(Dataset entries)
>>>>>
constexpr int SBW_TABLES = SBW_MAXROWS * 2 + SBW_MAXQ * T_TILE * 4 + 4 * SBW_MAXQ * 4;
template <bool CONT>
__global__ __launch_bounds__(512) void sb_h2w_kernel(SbH2P p) {
  extern __shared__ __attribute__((aligned(16))) float smem[];
  char* lds = reinterpret_cast<char*>(smem);
  char* tab0 = lds + SBW_RING * SBW_STAGE;
  uint16_t* ftab = reinterpret_cast<uint16_t*>(tab0);
  float* ytab = reinterpret_cast<float*>(tab0 + SBW_MAXROWS * 2);
  int* qmn = reinterpret_cast<int*>(ytab + SBW_MAXQ * T_TILE);
  float* yold = reinterpret_cast<float*>(tab0 + (CONT ? 2 : 1) * SBW_TABLES);

  const int ntk = p.d / T_TILE, ntj = p.d / (2 * T_TILE);
  const int ntile = ntk * ntj;
  const int nblk = gridDim.x;
  int v = blockIdx.x;
  if ((nblk & 7) == 0) v = (blockIdx.x & 7) * (nblk >> 3) + (blockIdx.x >> 3);
  const int group = v / ntile;
  const int tile = v % ntile;
  const int tk = tile / ntj, tj = tile % ntj;

  const int tid = threadIdx.x, lane = tid & 63;
  const int wave = __builtin_amdgcn_readfirstlane(tid >> 6);
  const int wr = wave >> 2, wc = wave & 3;
  const int gq = wc >> 1;

  const int nchunk = (p.N + 31) >> 5;
  const int b_begin = group * p.qpg;
  const int b_end = min(p.B, b_begin + p.qpg);
  const int nq = b_end - b_begin;
  const int total = nq * nchunk;
  const size_t Rp = p.X.Rp();
  const size_t xpb = p.X.plane_bytes(), gpb = p.dI1.plane_bytes();
  const int xcb = p.X.cb(), gcb = p.dI1.cb();
  H2View vX = p.X, vG = p.dI1;
  const float* yS = p.y;
  const int rows_q = nchunk * 32;

  const WhSlot sl = wh_slot(lane);
  const uint32_t lds0 = lds_addr_of(lds);
  auto issue = [&](int s_raw, int s, const char* xb, const char* gb) __attribute__((always_inline)) {
    const int qi = s / nchunk, ch = s - qi * nchunk;
    const int n = sl.row(ch * 32, p.N);
    const uint32_t voff = (uint32_t)(((size_t)sl.kg * Rp + (size_t)(b_begin + qi) * p.N + n) * 16);
    const uint32_t st = lds0 + (uint32_t)((s_raw % SBW_RING) * SBW_STAGE);
#pragma unroll
    for (int j = 0; j < 2; ++j) {
      const int u = wave * 2 + j, pl = u >> 3, ct = u & 7;
      dma16b_s(xb + pl * xpb + (size_t)(tk * 16 + 2 * ct) * Rp * 16, voff, st + pl * WH_APL + ct * 1024);
    }
#pragma unroll
    for (int j = 0; j < 4; ++j) {
      const int u = wave * 4 + j, pl = u >> 4, ct = u & 15;
      dma16b_s(gb + pl * gpb + (size_t)(tj * 32 + 2 * ct) * Rp * 16, voff, st + 2 * WH_APL + pl * 2 * WH_APL + ct * 1024);
    }
  };
  uint16_t* ftab_c = ftab;
  float* ytab_c = ytab;
  int* qmn_c = qmn;
  auto tables = [&]() __attribute__((always_inline)) {
    if (tid < 3 * SBW_MAXQ) qmn[tid] = 127;
    __syncthreads();
    for (int i0 = 0; i0 < nq * rows_q; i0 += 512) {
      const int i = i0 + tid;
      const int qi = i / rows_q, n = i - qi * rows_q;
      int ex = 127, eg0 = 127, eg1 = 127;
      if (i < nq * rows_q && n < p.N) {
        const size_t row = (size_t)(b_begin + qi) * p.N + n;
        ex = (int)vX.exps()[row * xcb + tk];
        eg0 = (int)vG.exps()[row * gcb + 2 * tj];
        eg1 = (int)vG.exps()[row * gcb + 2 * tj + 1];
      }
      const int q_lo = min(i0 + (tid & ~63), nq * rows_q - 1) / rows_q, q_hi = min(i0 + (tid | 63), nq * rows_q - 1) / rows_q;
      for (int q = q_lo; q <= q_hi; ++q) {
        int mx = qi == q ? ex : 127, mg = qi == q ? min(eg0, eg1) : 127;
#pragma unroll
        for (int o = 32; o > 0; o >>= 1) { mx = min(mx, __shfl_xor(mx, o, 64)); mg = min(mg, __shfl_xor(mg, o, 64)); }
        if (lane == 0) { atomicMin(qmn + q, mx); atomicMin(qmn + SBW_MAXQ + q, mg); }
      }
    }
    __syncthreads();
    for (int i = tid; i < 2 * nq * rows_q; i += 512) {
      const int blk = i / (nq * rows_q), r = i - blk * nq * rows_q;
      const int qi = r / rows_q, n = r - qi * rows_q;
      uint16_t f = 0;
      if (n < p.N) {
        const size_t row = (size_t)(b_begin + qi) * p.N + n;
        const int k = (min(qmn[qi], 126) - (int)vX.exps()[row * xcb + tk]) + (min(qmn[SBW_MAXQ + qi], 126) - (int)vG.exps()[row * gcb + 2 * tj + blk]);
        f = (uint16_t)(pk_pow2_f16(k) & 0xFFFFu);
      }
      ftab[blk * (SBW_MAXROWS / 2) + r] = f;
    }
    for (int i = tid; i < nq * T_TILE; i += 512)
      ytab[i] = yS[(size_t)(b_begin + (i >> 7)) * p.d + tk * T_TILE + (i & 127)];
  };

  f32x4 accT[4][4], accA[4][4];
#pragma unroll
  for (int t = 0; t < 4; ++t)
#pragma unroll
    for (int c = 0; c < 4; ++c) accT[t][c] = accA[t][c] = f32x4{0.f, 0.f, 0.f, 0.f};

  auto compute = [&](int buf, int qi, int ch) __attribute__((always_inline)) {
    const char* st = lds + buf * SBW_STAGE;
    wh_compute<4, 4>(st + (wr * 4) * 1024, WH_APL, st + 2 * WH_APL + (wc * 4) * 1024, 2 * WH_APL,
                     ftab_c + gq * (SBW_MAXROWS / 2) + qi * rows_q + ch * 32, lane, accT);
  };
  int ex_prev = 0, eg_prev = 0, ybuf = 0;
  bool pending = false;
  auto keep_y = [&](const float* ynext) __attribute__((always_inline)) {
    if (tid < T_TILE) yold[(ybuf ^ 1) * T_TILE + tid] = ynext ? ynext[tid] : 0.f;
    ybuf ^= 1;
  };
  auto fold = [&](const float* ynext, int ex_next, int eg_next) __attribute__((always_inline)) {
    const float sc = h2_unscale(ex_prev, eg_prev);
    const float mv = h2_pow2(max(min((ex_next + eg_next) - (ex_prev + eg_prev), 126), -126));
    const float* yp = yold + ybuf * T_TILE;
#pragma unroll
    for (int t = 0; t < 4; ++t) {
      const int k0 = wr * 64 + t * 16 + (lane >> 4) * 4;
      f32x4 yn = f32x4{0.f, 0.f, 0.f, 0.f};
      if (ynext) yn = *reinterpret_cast<const f32x4*>(ynext + k0);
      const f32x4 yo = *reinterpret_cast<const f32x4*>(yp + k0);
#pragma unroll
      for (int e = 0; e < 4; ++e) {
        const float dy = (yo[e] - yn[e]) * sc;
#pragma unroll
        for (int c = 0; c < 4; ++c) {
          accA[t][c][e] = fmaf(dy, accT[t][c][e], accA[t][c][e]);
          accT[t][c][e] *= mv;
        }
      }
    }
    keep_y(ynext);
    ex_prev = ex_next; eg_prev = eg_next;
  };

  if constexpr (CONT) {
    const int G = p.nsteps * total;
    auto issue_g = [&](int g_raw) __attribute__((always_inline)) {
      const int g = min(g_raw, G - 1);
      const int ist = g / total;
      issue(g_raw, g - ist * total, p.X.base + (size_t)ist * p.x_step, p.dI1.base + (size_t)ist * p.g_step);
    };
    issue_g(0);
    issue_g(1);
    tables();
    wait_vmcnt<6>();
    __syncthreads();
    const int nrows = nq * rows_q;
    const int t_q = min(tid, nrows - 1) / rows_q, t_n = min(tid, nrows - 1) - t_q * rows_q;
    const bool t_row = tid < nrows && t_n < p.N;
    const size_t t_grow = (size_t)(b_begin + t_q) * p.N + min(t_n, p.N - 1);
    const bool t_yv = tid < nq * T_TILE;
    const size_t t_yoff = (size_t)(b_begin + (t_yv ? (tid >> 7) : 0)) * p.d + tk * T_TILE + (tid & 127);
    int t_ex = 127, t_g0 = 127, t_g1 = 127;
    float t_y = 0.f;
    int step = 0, sg = 0, qi = 0, qch = 0;
#pragma unroll 1
    for (int g = 0; g < G; ++g) {
      const bool more = step + 1 < p.nsteps;
      char* nset = tab0 + ((step + 1) & 1) * SBW_TABLES;
      uint16_t* ftab_n = reinterpret_cast<uint16_t*>(nset);
      float* ytab_n = reinterpret_cast<float*>(nset + SBW_MAXROWS * 2);
      int* qmn_n = reinterpret_cast<int*>(ytab_n + SBW_MAXQ * T_TILE);
      if (more && sg == 1) {
        const H2View nX{const_cast<char*>(p.X.base) + (size_t)(step + 1) * p.x_step, p.X.R, p.X.C};
        const H2View nG{const_cast<char*>(p.dI1.base) + (size_t)(step + 1) * p.g_step, p.dI1.R, p.dI1.C};
        const int8_t* ax = nX.exps() + t_grow * xcb + tk;
        const int8_t* ag = nG.exps() + t_grow * gcb + 2 * tj;
        const float* ay = p.y + (size_t)(step + 1) * p.y_step + t_yoff;
        asm volatile("global_load_sbyte %0, %1, off" : "=v"(t_ex) : "v"(ax) : "memory");
        asm volatile("global_load_sbyte %0, %1, off" : "=v"(t_g0) : "v"(ag) : "memory");
        asm volatile("global_load_sbyte %0, %1, off offset:1" : "=v"(t_g1) : "v"(ag) : "memory");
        asm volatile("global_load_dword %0, %1, off" : "=v"(t_y) : "v"(ay) : "memory");
      }
      if (!(p.dbg & 2048)) issue_g(g + 2);
      if (qch == 0) {
        const float* yn = ytab_c + qi * T_TILE;
        const int exn = min(qmn_c[qi], 126), egn = min(qmn_c[SBW_MAXQ + qi], 126);
        if (pending) {
          if (!(p.dbg & 512)) fold(yn, exn, egn);
        } else {
          keep_y(yn);
          ex_prev = exn; eg_prev = egn;
          pending = true;
        }
      }
      if (!(p.dbg & 1024)) compute(g % SBW_RING, qi, qch);
      if (p.dbg & 2048) wait_vmcnt<0>(); else wait_vmcnt<6>();
      if (more) {
        if (sg == 0) {
          if (tid < 3 * SBW_MAXQ) qmn_n[tid] = 127;
        } else if (sg == 1) {
          asm volatile("" : "+v"(t_ex), "+v"(t_g0), "+v"(t_g1), "+v"(t_y));
          if (!t_row) { t_ex = 127; t_g0 = 127; t_g1 = 127; }
          const int q_lo = min(tid & ~63, nrows - 1) / rows_q, q_hi = min(tid | 63, nrows - 1) / rows_q;
          for (int q = q_lo; q <= q_hi; ++q) {
            int mx = t_q == q ? t_ex : 127, mg = t_q == q ? min(t_g0, t_g1) : 127;
#pragma unroll
            for (int o = 32; o > 0; o >>= 1) { mx = min(mx, __shfl_xor(mx, o, 64)); mg = min(mg, __shfl_xor(mg, o, 64)); }
            if (lane == 0) { atomicMin(qmn_n + q, mx); atomicMin(qmn_n + SBW_MAXQ + q, mg); }
          }
        } else if (sg == 2) {
          if (tid < nrows) {
            const int bx = min(qmn_n[t_q], 126), bg = min(qmn_n[SBW_MAXQ + t_q], 126);
            ftab_n[tid] = t_row ? (uint16_t)(pk_pow2_f16((bx - t_ex) + (bg - t_g0)) & 0xFFFFu) : (uint16_t)0;
            ftab_n[(SBW_MAXROWS / 2) + tid] = t_row ? (uint16_t)(pk_pow2_f16((bx - t_ex) + (bg - t_g1)) & 0xFFFFu) : (uint16_t)0;
          }
          if (t_yv) ytab_n[tid] = t_y;
        }
      }
      if (++qch == nchunk) { qch = 0; ++qi; }
      if (++sg == total) {
        sg = 0; qi = 0; ++step;
        char* cset = tab0 + (step & 1) * SBW_TABLES;
        ftab_c = reinterpret_cast<uint16_t*>(cset);
        ytab_c = reinterpret_cast<float*>(cset + SBW_MAXROWS * 2);
        qmn_c = reinterpret_cast<int*>(ytab_c + SBW_MAXQ * T_TILE);
      }
      __syncthreads();
    }
    wait_vmcnt<0>();
    __syncthreads();
  } else {
#pragma unroll 1
  for (int step = 0; step < p.nsteps; ++step) {
    vX.base = p.X.base + (size_t)step * p.x_step; vG.base = p.dI1.base + (size_t)step * p.g_step;
    yS = p.y + (size_t)step * p.y_step;
    auto issue_s = [&](int s_raw) __attribute__((always_inline)) { issue(s_raw, min(s_raw, total - 1), vX.base, vG.base); };
    if (total > 0) { issue_s(0); issue_s(1); }
    tables();
    if (total > 0) {
      wait_vmcnt<6>();
      __syncthreads();
      int qi = 0, qch = 0;
#pragma unroll 1
      for (int s = 0; s < total; ++s) {
        if (!(p.dbg & 2048)) issue_s(s + 2);
        if (qch == 0) {
          const float* yn = ytab + qi * T_TILE;
          const int exn = min(qmn[qi], 126), egn = min(qmn[SBW_MAXQ + qi], 126);
          if (pending) {
            if (!(p.dbg & 512)) fold(yn, exn, egn);
          } else {
            keep_y(yn);
            ex_prev = exn; eg_prev = egn;
            pending = true;
          }
        }
        if (!(p.dbg & 1024)) compute(s % SBW_RING, qi, qch);
        wait_vmcnt<6>();
        if (++qch == nchunk) { qch = 0; ++qi; }
        __syncthreads();
      }
      wait_vmcnt<0>();
    }
    __syncthreads();
  }
  }
  if (pending && !(p.dbg & 512)) fold(nullptr, ex_prev, eg_prev);
  const float scT = h2_unscale(ex_prev, eg_prev);

  float* tw = reinterpret_cast<float*>(lds) + wave * (64 * wh_slab_ldw<4>());
  const size_t o = (size_t)group * p.d * p.d + (size_t)(tk * T_TILE + wr * 64) * p.d + tj * 2 * T_TILE + wc * 64;
  wh_store_slab<4>(accA, 0, 1.f, tw, p.dW1a_part + o, p.d, lane);
  wh_store_slab<4>(accT, 0, scT, tw, p.dW1b_part + o, p.d, lane);
}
<<<<<
*TASK TO CARRY OUT*
Where a line of the data above includes the string "nsteps", pull it out.

*RESULT BELOW*
    const int G = p.nsteps * total;
      const bool more = step + 1 < p.nsteps;
  for (int step = 0; step < p.nsteps; ++step) {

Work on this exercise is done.